**Task objective**
Tally every line of the listing below that holds "stores", then give the tally alone.

--- Data for review Enclosed Below ---

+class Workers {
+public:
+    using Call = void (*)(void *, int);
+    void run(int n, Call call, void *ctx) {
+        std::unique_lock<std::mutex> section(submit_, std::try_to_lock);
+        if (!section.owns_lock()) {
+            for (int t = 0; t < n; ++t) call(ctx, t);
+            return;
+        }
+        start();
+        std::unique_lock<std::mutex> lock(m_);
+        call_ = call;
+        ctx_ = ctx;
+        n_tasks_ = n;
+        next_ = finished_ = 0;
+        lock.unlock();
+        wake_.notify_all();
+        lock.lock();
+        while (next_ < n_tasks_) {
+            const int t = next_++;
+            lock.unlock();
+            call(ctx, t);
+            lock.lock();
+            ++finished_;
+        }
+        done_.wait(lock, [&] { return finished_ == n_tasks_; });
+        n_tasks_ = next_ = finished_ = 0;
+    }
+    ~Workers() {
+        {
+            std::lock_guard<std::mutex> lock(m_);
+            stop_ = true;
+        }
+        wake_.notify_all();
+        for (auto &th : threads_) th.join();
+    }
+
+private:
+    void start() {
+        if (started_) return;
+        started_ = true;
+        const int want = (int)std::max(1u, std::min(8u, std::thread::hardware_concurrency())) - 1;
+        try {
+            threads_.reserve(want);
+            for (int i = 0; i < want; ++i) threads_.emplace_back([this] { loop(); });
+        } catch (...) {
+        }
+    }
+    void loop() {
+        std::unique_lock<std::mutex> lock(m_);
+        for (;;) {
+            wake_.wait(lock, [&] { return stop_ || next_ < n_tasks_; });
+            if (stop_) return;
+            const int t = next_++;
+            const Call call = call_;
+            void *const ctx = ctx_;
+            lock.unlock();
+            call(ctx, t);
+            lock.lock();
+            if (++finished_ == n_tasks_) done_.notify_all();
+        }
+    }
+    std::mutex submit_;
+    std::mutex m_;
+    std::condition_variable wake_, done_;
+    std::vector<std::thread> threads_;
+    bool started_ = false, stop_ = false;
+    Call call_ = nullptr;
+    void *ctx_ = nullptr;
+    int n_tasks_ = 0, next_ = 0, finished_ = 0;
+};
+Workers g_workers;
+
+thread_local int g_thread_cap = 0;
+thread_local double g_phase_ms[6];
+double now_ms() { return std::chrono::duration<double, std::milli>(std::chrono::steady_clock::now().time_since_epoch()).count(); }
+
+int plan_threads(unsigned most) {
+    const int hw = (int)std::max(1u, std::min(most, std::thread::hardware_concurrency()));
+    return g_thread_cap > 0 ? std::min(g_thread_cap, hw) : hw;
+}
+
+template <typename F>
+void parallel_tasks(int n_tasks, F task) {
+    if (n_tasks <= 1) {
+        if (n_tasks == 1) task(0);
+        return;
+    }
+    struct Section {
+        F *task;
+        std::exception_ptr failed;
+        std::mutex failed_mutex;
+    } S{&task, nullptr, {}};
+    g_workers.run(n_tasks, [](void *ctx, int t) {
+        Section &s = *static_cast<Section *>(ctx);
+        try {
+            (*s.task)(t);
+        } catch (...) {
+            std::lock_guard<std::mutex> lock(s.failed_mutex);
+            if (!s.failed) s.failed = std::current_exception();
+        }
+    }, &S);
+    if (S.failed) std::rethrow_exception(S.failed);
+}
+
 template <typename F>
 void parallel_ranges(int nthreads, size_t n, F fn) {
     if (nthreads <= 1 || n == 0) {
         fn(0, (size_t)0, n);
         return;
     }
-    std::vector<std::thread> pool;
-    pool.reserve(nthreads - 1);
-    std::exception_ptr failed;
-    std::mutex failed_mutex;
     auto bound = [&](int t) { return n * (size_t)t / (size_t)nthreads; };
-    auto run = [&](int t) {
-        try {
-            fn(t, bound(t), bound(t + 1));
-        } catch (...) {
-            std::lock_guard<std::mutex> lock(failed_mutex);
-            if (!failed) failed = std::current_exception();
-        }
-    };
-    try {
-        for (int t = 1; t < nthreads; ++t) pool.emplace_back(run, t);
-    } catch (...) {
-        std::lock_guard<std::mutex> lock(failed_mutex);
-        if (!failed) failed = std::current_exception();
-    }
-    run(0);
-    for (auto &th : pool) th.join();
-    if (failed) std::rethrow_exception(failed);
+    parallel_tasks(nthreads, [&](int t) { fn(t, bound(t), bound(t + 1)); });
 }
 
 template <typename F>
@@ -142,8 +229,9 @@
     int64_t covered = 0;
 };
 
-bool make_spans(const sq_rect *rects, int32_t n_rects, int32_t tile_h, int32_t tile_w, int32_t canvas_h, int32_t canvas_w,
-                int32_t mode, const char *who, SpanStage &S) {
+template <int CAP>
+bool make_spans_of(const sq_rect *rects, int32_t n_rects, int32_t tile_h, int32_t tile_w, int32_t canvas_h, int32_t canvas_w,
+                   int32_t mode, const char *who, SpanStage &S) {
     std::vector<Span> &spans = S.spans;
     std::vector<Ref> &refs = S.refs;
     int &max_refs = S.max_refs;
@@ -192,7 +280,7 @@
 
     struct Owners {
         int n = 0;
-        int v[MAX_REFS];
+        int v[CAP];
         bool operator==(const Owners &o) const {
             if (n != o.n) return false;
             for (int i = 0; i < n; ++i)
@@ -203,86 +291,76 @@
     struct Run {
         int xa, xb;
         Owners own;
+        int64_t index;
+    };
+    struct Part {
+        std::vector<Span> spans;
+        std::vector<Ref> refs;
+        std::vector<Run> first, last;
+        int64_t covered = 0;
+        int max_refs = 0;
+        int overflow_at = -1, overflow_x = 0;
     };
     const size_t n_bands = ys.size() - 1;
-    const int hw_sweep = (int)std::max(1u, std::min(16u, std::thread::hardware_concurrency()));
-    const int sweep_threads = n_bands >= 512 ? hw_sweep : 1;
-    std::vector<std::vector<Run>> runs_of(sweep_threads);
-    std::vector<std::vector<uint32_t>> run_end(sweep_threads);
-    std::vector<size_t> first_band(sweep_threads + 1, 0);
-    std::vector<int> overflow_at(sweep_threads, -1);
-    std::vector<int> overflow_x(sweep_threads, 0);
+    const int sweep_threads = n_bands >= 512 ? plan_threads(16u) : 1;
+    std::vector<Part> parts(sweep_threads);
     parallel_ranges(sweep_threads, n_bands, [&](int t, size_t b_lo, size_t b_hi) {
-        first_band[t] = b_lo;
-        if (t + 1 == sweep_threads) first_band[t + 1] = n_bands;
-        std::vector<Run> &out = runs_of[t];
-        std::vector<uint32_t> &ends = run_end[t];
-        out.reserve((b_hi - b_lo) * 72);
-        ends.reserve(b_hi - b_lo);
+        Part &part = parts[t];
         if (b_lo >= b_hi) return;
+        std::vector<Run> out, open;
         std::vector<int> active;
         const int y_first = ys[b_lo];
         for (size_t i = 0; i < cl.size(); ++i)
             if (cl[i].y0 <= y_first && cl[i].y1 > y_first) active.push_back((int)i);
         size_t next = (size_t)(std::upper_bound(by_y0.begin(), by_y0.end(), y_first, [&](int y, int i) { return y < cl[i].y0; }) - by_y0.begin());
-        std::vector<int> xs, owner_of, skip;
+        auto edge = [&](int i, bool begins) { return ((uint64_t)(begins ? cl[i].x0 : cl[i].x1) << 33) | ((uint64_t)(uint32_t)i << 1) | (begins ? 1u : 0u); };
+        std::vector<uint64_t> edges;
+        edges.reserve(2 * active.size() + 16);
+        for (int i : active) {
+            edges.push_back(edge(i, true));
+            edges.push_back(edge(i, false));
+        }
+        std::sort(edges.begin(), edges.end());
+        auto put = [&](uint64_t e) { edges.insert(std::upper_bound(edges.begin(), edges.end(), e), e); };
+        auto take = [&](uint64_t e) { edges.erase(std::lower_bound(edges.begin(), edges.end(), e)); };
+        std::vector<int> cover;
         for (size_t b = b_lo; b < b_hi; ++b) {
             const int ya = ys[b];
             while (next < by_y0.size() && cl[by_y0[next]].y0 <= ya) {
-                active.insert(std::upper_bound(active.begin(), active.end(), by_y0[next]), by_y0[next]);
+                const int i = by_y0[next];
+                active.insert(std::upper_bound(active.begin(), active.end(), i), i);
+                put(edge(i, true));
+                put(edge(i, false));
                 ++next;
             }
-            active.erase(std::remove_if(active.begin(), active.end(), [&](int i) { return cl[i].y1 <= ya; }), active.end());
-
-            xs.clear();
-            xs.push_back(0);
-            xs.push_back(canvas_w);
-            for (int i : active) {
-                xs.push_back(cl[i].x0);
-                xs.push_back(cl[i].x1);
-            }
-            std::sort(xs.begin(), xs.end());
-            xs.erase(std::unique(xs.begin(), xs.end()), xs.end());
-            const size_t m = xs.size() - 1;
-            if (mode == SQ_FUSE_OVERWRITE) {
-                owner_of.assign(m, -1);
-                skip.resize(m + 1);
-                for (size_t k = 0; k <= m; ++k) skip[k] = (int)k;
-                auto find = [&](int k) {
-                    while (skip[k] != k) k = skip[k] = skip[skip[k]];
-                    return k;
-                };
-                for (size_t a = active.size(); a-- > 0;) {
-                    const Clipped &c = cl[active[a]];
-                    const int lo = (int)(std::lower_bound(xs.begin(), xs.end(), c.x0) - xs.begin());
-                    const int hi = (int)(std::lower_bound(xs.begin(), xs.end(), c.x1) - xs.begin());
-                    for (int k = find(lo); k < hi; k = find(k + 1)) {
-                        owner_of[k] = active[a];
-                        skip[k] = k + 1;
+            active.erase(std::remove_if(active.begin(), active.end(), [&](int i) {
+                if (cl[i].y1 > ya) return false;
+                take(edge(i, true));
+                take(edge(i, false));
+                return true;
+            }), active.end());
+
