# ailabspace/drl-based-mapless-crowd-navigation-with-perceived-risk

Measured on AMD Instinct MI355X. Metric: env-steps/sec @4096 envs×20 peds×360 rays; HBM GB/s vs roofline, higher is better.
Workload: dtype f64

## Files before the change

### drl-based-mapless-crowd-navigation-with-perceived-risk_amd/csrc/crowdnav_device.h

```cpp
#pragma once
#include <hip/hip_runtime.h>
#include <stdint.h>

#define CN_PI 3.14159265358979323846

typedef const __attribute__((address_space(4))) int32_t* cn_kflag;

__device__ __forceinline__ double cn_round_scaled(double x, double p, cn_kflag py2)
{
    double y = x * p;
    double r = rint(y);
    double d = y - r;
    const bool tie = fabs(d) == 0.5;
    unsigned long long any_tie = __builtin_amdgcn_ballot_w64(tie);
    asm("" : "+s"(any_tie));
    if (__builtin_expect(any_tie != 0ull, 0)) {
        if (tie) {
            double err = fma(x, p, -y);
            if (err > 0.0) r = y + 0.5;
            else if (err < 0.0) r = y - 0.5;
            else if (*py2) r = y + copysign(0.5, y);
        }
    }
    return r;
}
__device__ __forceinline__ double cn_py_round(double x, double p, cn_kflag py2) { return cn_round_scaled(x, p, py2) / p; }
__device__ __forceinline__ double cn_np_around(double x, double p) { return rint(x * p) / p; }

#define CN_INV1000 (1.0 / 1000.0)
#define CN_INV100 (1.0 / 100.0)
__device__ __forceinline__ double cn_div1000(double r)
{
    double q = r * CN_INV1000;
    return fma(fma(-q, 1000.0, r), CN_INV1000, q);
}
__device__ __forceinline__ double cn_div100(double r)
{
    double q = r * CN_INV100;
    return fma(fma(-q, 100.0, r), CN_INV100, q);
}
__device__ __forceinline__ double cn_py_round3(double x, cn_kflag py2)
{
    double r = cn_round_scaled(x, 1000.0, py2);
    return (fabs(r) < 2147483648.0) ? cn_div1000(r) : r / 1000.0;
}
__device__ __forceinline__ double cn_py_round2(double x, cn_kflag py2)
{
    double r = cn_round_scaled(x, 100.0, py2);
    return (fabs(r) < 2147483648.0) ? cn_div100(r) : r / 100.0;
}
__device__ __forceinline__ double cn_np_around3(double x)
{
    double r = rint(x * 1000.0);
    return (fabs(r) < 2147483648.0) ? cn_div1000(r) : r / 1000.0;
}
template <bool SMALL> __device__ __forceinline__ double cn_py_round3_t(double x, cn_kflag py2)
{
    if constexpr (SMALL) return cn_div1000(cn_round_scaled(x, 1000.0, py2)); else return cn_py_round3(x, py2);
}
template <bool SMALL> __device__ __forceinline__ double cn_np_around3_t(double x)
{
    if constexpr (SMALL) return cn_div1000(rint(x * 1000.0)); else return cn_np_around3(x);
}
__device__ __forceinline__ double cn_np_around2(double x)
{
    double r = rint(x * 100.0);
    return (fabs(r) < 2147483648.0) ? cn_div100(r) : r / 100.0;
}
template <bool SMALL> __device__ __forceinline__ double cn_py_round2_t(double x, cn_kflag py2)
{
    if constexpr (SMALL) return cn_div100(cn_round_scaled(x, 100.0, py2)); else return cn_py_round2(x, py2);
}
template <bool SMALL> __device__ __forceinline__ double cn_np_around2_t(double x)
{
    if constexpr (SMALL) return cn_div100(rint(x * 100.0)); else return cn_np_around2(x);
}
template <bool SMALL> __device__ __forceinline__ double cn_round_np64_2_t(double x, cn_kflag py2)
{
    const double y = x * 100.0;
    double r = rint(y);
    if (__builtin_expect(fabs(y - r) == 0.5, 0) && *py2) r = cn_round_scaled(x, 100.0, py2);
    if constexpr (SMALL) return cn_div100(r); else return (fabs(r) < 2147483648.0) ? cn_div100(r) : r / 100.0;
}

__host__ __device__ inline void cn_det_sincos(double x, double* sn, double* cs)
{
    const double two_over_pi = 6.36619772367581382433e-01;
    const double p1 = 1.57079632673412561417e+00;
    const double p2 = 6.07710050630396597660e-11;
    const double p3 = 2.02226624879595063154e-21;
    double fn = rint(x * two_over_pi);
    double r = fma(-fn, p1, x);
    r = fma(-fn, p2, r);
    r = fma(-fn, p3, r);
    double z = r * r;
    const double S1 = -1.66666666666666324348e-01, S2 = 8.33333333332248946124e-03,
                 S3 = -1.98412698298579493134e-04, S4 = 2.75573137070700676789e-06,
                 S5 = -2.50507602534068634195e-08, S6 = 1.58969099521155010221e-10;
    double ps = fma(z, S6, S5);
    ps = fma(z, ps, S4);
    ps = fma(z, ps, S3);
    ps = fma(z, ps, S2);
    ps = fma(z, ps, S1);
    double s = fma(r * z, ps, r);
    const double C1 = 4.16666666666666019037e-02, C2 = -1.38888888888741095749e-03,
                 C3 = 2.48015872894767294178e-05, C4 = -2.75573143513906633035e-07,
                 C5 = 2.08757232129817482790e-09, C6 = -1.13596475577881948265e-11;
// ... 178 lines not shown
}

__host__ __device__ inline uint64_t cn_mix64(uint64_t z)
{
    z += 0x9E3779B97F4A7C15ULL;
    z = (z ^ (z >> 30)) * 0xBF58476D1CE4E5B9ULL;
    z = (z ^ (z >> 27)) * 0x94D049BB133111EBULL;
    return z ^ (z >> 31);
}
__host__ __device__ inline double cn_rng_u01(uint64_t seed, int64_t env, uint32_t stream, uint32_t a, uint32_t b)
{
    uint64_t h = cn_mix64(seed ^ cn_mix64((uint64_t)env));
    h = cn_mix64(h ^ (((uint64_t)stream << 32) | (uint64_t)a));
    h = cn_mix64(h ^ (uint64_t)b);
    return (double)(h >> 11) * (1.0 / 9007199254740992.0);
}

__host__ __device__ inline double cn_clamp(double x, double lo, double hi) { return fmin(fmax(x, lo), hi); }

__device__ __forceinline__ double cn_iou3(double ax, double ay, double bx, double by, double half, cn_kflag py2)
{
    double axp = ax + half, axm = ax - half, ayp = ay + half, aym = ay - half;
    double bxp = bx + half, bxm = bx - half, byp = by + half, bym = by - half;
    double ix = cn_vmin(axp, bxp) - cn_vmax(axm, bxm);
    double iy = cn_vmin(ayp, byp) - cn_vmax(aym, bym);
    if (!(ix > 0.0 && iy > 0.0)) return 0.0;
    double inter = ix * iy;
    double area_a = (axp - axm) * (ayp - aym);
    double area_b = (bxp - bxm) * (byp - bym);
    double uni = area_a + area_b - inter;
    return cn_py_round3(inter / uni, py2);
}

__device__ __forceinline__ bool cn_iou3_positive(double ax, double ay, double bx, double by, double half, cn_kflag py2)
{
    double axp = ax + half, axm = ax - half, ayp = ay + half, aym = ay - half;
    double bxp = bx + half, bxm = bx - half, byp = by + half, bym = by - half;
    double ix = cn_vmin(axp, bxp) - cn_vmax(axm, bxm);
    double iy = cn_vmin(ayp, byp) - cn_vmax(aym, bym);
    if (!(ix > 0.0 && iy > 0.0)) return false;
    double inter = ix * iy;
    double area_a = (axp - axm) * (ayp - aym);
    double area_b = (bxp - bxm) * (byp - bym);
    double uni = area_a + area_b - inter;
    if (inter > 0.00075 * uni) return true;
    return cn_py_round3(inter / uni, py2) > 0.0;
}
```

--- End of Enclosed Data for review ---
--- Data for review Enclosed Below ---

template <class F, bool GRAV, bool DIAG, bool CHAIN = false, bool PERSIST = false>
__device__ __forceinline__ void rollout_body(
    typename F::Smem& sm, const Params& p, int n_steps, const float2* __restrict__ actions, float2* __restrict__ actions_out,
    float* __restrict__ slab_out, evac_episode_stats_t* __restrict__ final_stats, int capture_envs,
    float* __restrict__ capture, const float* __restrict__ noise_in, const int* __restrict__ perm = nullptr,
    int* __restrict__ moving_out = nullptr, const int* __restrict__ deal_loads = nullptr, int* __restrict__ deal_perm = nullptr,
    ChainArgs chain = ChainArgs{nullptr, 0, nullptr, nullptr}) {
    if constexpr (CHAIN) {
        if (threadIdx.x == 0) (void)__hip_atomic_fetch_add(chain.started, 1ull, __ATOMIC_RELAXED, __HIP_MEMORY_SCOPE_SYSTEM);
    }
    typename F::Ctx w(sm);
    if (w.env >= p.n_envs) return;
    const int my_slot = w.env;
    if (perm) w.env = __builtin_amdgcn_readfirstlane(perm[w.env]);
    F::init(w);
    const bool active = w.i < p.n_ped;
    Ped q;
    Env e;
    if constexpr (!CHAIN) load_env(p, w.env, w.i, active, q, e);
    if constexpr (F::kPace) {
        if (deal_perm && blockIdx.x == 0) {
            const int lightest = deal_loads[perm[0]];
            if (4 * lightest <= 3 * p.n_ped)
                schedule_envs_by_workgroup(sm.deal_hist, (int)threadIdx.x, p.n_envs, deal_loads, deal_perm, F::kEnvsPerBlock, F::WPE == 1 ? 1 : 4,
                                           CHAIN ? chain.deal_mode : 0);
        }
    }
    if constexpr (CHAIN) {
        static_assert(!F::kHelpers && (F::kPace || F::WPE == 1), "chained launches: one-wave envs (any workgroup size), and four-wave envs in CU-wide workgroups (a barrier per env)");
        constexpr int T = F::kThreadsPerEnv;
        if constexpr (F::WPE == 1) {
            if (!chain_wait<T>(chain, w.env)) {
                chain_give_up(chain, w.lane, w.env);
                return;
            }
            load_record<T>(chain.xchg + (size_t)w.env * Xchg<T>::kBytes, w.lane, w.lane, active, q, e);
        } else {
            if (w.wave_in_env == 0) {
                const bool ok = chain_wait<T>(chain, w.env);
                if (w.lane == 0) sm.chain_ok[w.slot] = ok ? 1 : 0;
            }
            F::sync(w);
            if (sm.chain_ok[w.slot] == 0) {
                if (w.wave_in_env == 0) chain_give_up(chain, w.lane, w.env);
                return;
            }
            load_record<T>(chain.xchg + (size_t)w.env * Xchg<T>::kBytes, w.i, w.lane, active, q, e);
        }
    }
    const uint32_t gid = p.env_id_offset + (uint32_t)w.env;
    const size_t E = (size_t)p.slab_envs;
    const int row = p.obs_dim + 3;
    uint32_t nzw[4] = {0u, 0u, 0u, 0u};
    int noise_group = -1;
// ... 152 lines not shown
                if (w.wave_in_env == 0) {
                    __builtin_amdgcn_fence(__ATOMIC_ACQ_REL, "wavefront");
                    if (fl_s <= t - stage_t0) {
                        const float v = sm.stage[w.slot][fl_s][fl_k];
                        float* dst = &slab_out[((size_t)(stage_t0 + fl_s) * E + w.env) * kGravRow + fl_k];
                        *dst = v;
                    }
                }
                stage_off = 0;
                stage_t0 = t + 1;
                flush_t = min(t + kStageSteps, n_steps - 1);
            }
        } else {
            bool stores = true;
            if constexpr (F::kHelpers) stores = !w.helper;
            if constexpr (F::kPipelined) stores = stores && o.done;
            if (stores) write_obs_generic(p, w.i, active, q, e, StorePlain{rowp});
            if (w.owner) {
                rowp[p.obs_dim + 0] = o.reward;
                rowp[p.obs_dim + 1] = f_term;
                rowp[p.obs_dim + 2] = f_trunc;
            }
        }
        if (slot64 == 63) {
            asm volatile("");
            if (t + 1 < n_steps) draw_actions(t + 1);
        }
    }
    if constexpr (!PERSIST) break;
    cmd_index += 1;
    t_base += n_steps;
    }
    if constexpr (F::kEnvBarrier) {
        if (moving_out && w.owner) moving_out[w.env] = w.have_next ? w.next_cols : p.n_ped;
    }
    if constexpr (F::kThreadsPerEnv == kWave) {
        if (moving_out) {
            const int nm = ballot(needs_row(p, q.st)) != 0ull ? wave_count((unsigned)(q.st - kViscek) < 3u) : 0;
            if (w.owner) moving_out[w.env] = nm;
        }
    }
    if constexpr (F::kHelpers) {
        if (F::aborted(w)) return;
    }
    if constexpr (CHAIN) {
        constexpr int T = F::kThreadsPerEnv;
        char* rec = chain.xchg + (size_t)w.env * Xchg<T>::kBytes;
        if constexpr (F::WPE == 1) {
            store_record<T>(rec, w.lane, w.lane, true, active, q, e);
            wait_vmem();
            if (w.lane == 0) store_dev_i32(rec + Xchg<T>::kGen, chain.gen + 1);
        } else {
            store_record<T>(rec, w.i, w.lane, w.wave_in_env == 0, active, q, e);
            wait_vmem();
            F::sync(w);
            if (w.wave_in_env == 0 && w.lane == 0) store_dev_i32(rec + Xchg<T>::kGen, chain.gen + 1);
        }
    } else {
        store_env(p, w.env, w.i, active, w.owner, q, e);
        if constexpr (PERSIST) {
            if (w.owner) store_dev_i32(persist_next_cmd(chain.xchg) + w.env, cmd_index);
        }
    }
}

--- End of Enclosed Data for review ---

**Response below**
4